Malgré les liquidités injectées depuis des années dans l’économie, l’inflation reste plus faible que l’objectif de 2 % affiché par les banques centrales. Une évolution structurelle, estime Jacques de Larosière. Face aux perturbations engendrées par les taux négatifs, les autorités monétaires devraient pour l‘ancien gouverneur de la Banque de France et ancien directeur général du FMI, faire preuve de davantage de flexibilité.
Dans une récente analyse intitulée «Sortir la politique monétaire de l’impasse», vous vous élevez notamment contre l’objectif de 2 % d’inflation, devenu «le guide absolu de la politique monétaire». En quoi ce seuil doit-il être remis en cause ?

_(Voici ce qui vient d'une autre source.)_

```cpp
extern "C" int figh_chain_pass_fused(figh_model_t model, int flags, int64_t N, const double *d_q, const double *d_v,
                                     const double *d_a, double *d_W, int64_t ldw, const int32_t *d_kept, int n,
                                     const double *d_tau, double tol_qr, double tol_e, double *d_pack, double *h_pack,
                                     size_t pack_bytes, const uint8_t *h_kept_mask, int *changed, figh_host_tail_t *tail) {
    FIGH_REQUIRE(model && d_q && d_v && d_a && d_W && d_kept && d_pack && h_pack && h_kept_mask && changed && tail,
                 "NULL pointer");
    FIGH_REQUIRE(tol_qr >= 0.0, "figh_chain_pass_fused: the rank decision needs tol_qr >= 0");
    const int ncols = 14 * model->host.nlinks, nc = n + (d_tau ? 1 : 0);
    const size_t sel_words = (size_t)(2 + 2 * ncols + 1) / 2;
    const size_t words = (size_t)ncols + sel_words + (size_t)(nc > 0 ? (nc + 1) * nc : 0);
    FIGH_REQUIRE(n >= 1 && pack_bytes >= sizeof(double) * words, "figh_chain_pass_fused: the pack is [colsq | sel | rows]");
    FIGH_REQUIRE(tail->n == n && (tail->with_tau != 0) == (d_tau != nullptr), "figh_chain_pass_fused: tail of another shape");
    double *d_colsq = d_pack, *d_rows = d_pack + ncols + sel_words;
    int32_t *d_sel = reinterpret_cast<int32_t *>(d_pack + ncols);
    double *Rws = nullptr;
    long count = 0;
    if (int rc = fused_pass_launch(model, flags, N, d_q, d_v, d_a, d_W, ldw, d_colsq, d_kept, n, d_tau, &Rws, &count)) return rc;
    if (int rc = tsqr_reduce_stack(Rws, count, nc, n, tol_qr, d_rows)) return rc;
    if (int rc = figh_select_columns(d_colsq, ncols, tol_e, 14, d_sel)) return rc;
    FIGH_HIP(hipMemcpyAsync(h_pack, d_pack, sizeof(double) * words, hipMemcpyDeviceToHost, stream()));
    FIGH_HIP(hipStreamSynchronize(stream()));
    const int32_t *mask_now = reinterpret_cast<const int32_t *>(h_pack + ncols) + 2 + ncols;
    *changed = 0;
    for (int c = 0; c < ncols; ++c)
        if ((mask_now[c] != 0) != (h_kept_mask[c] != 0)) {
            *changed = 1;
            return FIGH_OK;
        }
    tail->rows_k = h_pack + ncols + sel_words;
    return figh_chain_host_tail(tail);
}

static constexpr int64_t kFusedBatchMinSamples = 64;

extern "C" int figh_regressor_tsqr_batch_fused(figh_model_t model, int flags, int64_t B, int64_t n_per, const double *d_q,
                                               const double *d_v, const double *d_a, const int32_t *d_col_idx, int n,
                                               const double *d_R_stack, double *d_R_out) {
    FIGH_REQUIRE(model && d_q && d_v && d_a && d_col_idx && d_R_out, "NULL pointer");
    FIGH_REQUIRE(B >= 1 && n_per >= 1 && n >= 1, "figh_regressor_tsqr_batch_fused: at least one trajectory, sample and column");
    const DevModel &h = model->host;
    if (!model->is_chain || h.nlinks < 5 || h.nlinks > 7) {
        set_error("fused batch regressor + TSQR: serial chains of 5 to 7 joints (LDS: two tile buffers + three consumer triangles)");
        return FIGH_ERR_UNSUPPORTED;
    }
    if (flags & (FIGH_FLAG_TX40 | FIGH_FLAG_GENERIC | FIGH_FLAG_BLOCKED_INPUTS)) {
        set_error("fused batch regressor + TSQR: joint-torque mode of the chain kernel only (no TX40 coupling, generic kernel or "
                  "tile-blocked inputs)");
        return FIGH_ERR_UNSUPPORTED;
    }
    if (n > 64) {
        set_error("fused batch regressor + TSQR: at most 64 columns");
        return FIGH_ERR_UNSUPPORTED;
    }
    if (n_per < kFusedBatchMinSamples) {
        set_error("fused batch regressor + TSQR: at least 64 samples (one full sample tile) per trajectory");
        return FIGH_ERR_UNSUPPORTED;
    }
    if (B > 65535) {
        set_error("fused batch regressor + TSQR: at most 65535 trajectories (one grid row each)");
        return FIGH_ERR_UNSUPPORTED;
    }
    if (int rc = ensure_device()) return rc;
    const int f = flags & 7;
    switch (h.nlinks) {
        case 5:
            return launch_fused_batch<5>(model, f, (long)B, (long)n_per, d_q, d_v, d_a, d_col_idx, n, d_R_stack, d_R_out);
        case 6:
            return launch_fused_batch<6>(model, f, (long)B, (long)n_per, d_q, d_v, d_a, d_col_idx, n, d_R_stack, d_R_out);
        case 7:
            return launch_fused_batch<7>(model, f, (long)B, (long)n_per, d_q, d_v, d_a, d_col_idx, n, d_R_stack, d_R_out);
        default:
            return FIGH_ERR_UNSUPPORTED;
    }
}
```

### figaroh_plus_amd/csrc/figh_host_tail.hip

```cpp
#include <cmath>
#include <cstring>

#include "figh_internal.h"

namespace figh {

static constexpr int kTailMax = 80;
static constexpr double kNullRuleFold = 64.0;

static inline double round6(double x) { return std::nearbyint(x * 1e6) / 1e6; }

static inline double tail_triangles(int64_t rows, int64_t pieces) {
    const int64_t t = (rows + 31) / 32 + (pieces > 1 ? pieces : 1);
    return (double)(t > 1 ? t : 1);
}

int host_tail(figh_host_tail_t *t) {
    FIGH_REQUIRE(t && t->rows_k && t->idx && t->absdiag && t->beta && t->phi_ls && t->phi_b && t->bounds,
                 "figh_chain_host_tail: NULL pointer");
    const int n = t->n, with_tau = t->with_tau ? 1 : 0, nc = n + with_tau;
    FIGH_REQUIRE(n >= 1 && n <= kTailMax, "figh_chain_host_tail: 1 .. 80 columns");
    FIGH_REQUIRE(t->n_cached_base < 0 || t->cached_base, "figh_chain_host_tail: cached bounds without their base columns");
    const double *rows = t->rows_k, *diag = rows + (size_t)nc * nc;
    const double tol = t->tol_qr;
    int base[kTailMax], rest[kTailMax], r = 0, d = 0;
    for (int k = 0; k < n; ++k) {
        const double a = std::fabs(diag[k]);
        t->absdiag[k] = a;
        if (a > tol) base[r++] = k;
        else rest[d++] = k;
    }
    for (int k = 0; k < r; ++k) t->idx[k] = base[k];
    for (int k = 0; k < d; ++k) t->idx[r + k] = rest[k];
    t->n_base = r;
    t->status = FIGH_TAIL_OK;
    t->certified = 0;
    t->bounds_recomputed = 0;
    t->residual_norm = with_tau ? std::fabs(rows[(size_t)n * nc + n]) : 0.0;

    static thread_local double U[kTailMax * kTailMax], X[kTailMax * kTailMax], B[kTailMax * (kTailMax + 1)];
    const int nb = d + with_tau;
    for (int a = 0; a < r; ++a) {
        const double *row = rows + (size_t)base[a] * nc;
        for (int b = a; b < r; ++b) U[a * kTailMax + b] = row[base[b]];
        for (int c = 0; c < d; ++c) B[a * (kTailMax + 1) + c] = row[rest[c]];
        if (with_tau) B[a * (kTailMax + 1) + d] = row[n];
    }
    auto R1 = [&](int a, int b) { return U[a * kTailMax + b]; };
    bool singular = false, finite = true;
    for (int k = 0; k < r; ++k) singular = singular || R1(k, k) == 0.0;
    if (!singular) {
        for (int j = 0; j < r; ++j) {
            double *x = X + (size_t)j * kTailMax;
            x[j] = 1.0 / R1(j, j);
            for (int i = j - 1; i >= 0; --i) {
                const double *u = U + i * kTailMax;
                double s = 0.0;
                for (int k = i + 1; k <= j; ++k) s += u[k] * x[k];
                x[i] = -s / u[i];
            }
            for (int i = 0; i <= j; ++i) finite = finite && std::isfinite(x[i]);
        }
    }
    auto Xe = [&](int i, int j) { return X[(size_t)j * kTailMax + i]; };
    auto product_row = [&](int i, double *out) {
        for (int c = 0; c < nb; ++c) out[c] = 0.0;
        for (int k = i; k < r; ++k) {
            const double x = Xe(i, k);
            const double *b = B + k * (kTailMax + 1);
            for (int c = 0; c < nb; ++c) out[c] += x * b[c];
        }
    };

    double *A_base = t->bounds, *A_dep = t->bounds + r, *xnorm = t->bounds + n, *valid = t->bounds + n + 1;
    if (t->null_rule) {
        bool cached = t->n_cached_base == r;
        for (int k = 0; cached && k < r; ++k) cached = t->cached_base[k] == base[k];
        if (!cached) {
            t->bounds_recomputed = 1;
            if (singular || !finite) {
                *valid = 0.0;
            } else {
                double rowsum[kTailMax];
                for (int i = 0; i < r; ++i) rowsum[i] = 0.0;
                for (int k = 0; k < r; ++k) {
                    double s = 0.0;
                    for (int i = 0; i < k; ++i) s += std::fabs(Xe(i, k));
                    A_base[k] = std::fabs(R1(k, k)) * s;
                    for (int i = 0; i <= k; ++i) rowsum[i] += std::fabs(Xe(i, k));
                }
                double xn = 0.0;
                for (int i = 0; i < r; ++i) xn = rowsum[i] > xn ? rowsum[i] : xn;
                double prod[kTailMax + 1];
                for (int c = 0; c < d; ++c) A_dep[c] = 0.0;
                for (int i = 0; i < r; ++i) {
                    product_row(i, prod);
                    for (int c = 0; c < d; ++c) A_dep[c] += std::fabs(prod[c]);
                }
                *xnorm = r ? xn : 0.0;
                *valid = 1.0;
            }
        }
    }
    if (singular) {
        t->status = FIGH_TAIL_SINGULAR;
        return FIGH_OK;
    }

    for (int i = 0; i < r; ++i) {
        double prod[kTailMax + 1];
        product_row(i, prod);
        for (int c = 0; c < d; ++c) t->beta[(size_t)i * d + c] = round6(prod[c]);
        if (with_tau) {
            t->phi_ls[i] = prod[d];
            t->phi_b[i] = round6(prod[d]);
        }
    }

    if (!t->null_rule) return FIGH_OK;
    if (*valid == 0.0) return FIGH_OK;
    const double fold = 2.0 * tol / kNullRuleFold;
    if (with_tau) {
        double sum = 0.0, mx = 0.0;
        for (int i = 0; i < r; ++i) {
            const double p = std::fabs(t->phi_ls[i]);
            if (!std::isfinite(p)) return FIGH_OK;
            sum += p;
            mx = p > mx ? p : mx;
        }
        if (*xnorm * (tol / kNullRuleFold) * sum > 1e-7 * (mx > 1.0 ? mx : 1.0)) return FIGH_OK;
    }
    for (int k = 0; k < n; ++k)
        if (!std::isfinite(t->absdiag[k])) return FIGH_OK;
    for (int c = 0; c < d; ++c)
        if (t->absdiag[rest[c]] > tol / 8.0) return FIGH_OK;
    const double fold_base = fold * std::sqrt(tail_triangles(t->total_rows, t->pieces));
    for (int k = 0; k < r; ++k)
        if (!(t->absdiag[base[k]] - tol > (1.0 + A_base[k]) * fold_base)) return FIGH_OK;
    for (int c = 0; c < d; ++c)
        if (!(tol - t->absdiag[rest[c]] > (1.0 + A_dep[c]) * fold)) return FIGH_OK;
    t->certified = 1;
    return FIGH_OK;
}

}
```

Depuis longtemps, j’ai le sentiment que fixer la cible d’inflation autour de 2 % est une erreur. L’observation montre en effet que l’inflation n’atteint plus ce seuil depuis une dizaine d’années. Plusieurs facteurs structurels expliquent cette évolution. Le vieillissement des populations, d’abord, se traduit par une baisse de la consommation et de l’investissement, et une hausse de l’épargne. De plus, la mondialisation conduit depuis une vingtaine d’années à importer des produits en provenance des pays émergents où les salaires sont faibles, ce qui non seulement entraîne une baisse des indices des prix à la consommation, mais, plus insidieusement, conduit depuis des années à un plafonnement des salaires dans les pays développés. A cela s’ajoutent les progrès de la technologie, le développement de l’e-commerce, qui font baisser les prix des objets de consommation de façon structurelle. Dans ces conditions, le fait que l’inflation d’équilibre – qui permet un développement de l’économie sans hyperinflation et sans déflation – évolue actuellement autour de 1,3 %-1,4 % dans la zone euro n’a rien d’illogique. Par conséquent, s’obstiner à vouloir atteindre 2 % n’a pas de sens car cela oblige à mener une politique de création monétaire exagérément généreuse sans raison objective, et avec des conséquences très dommageables pour le système financier.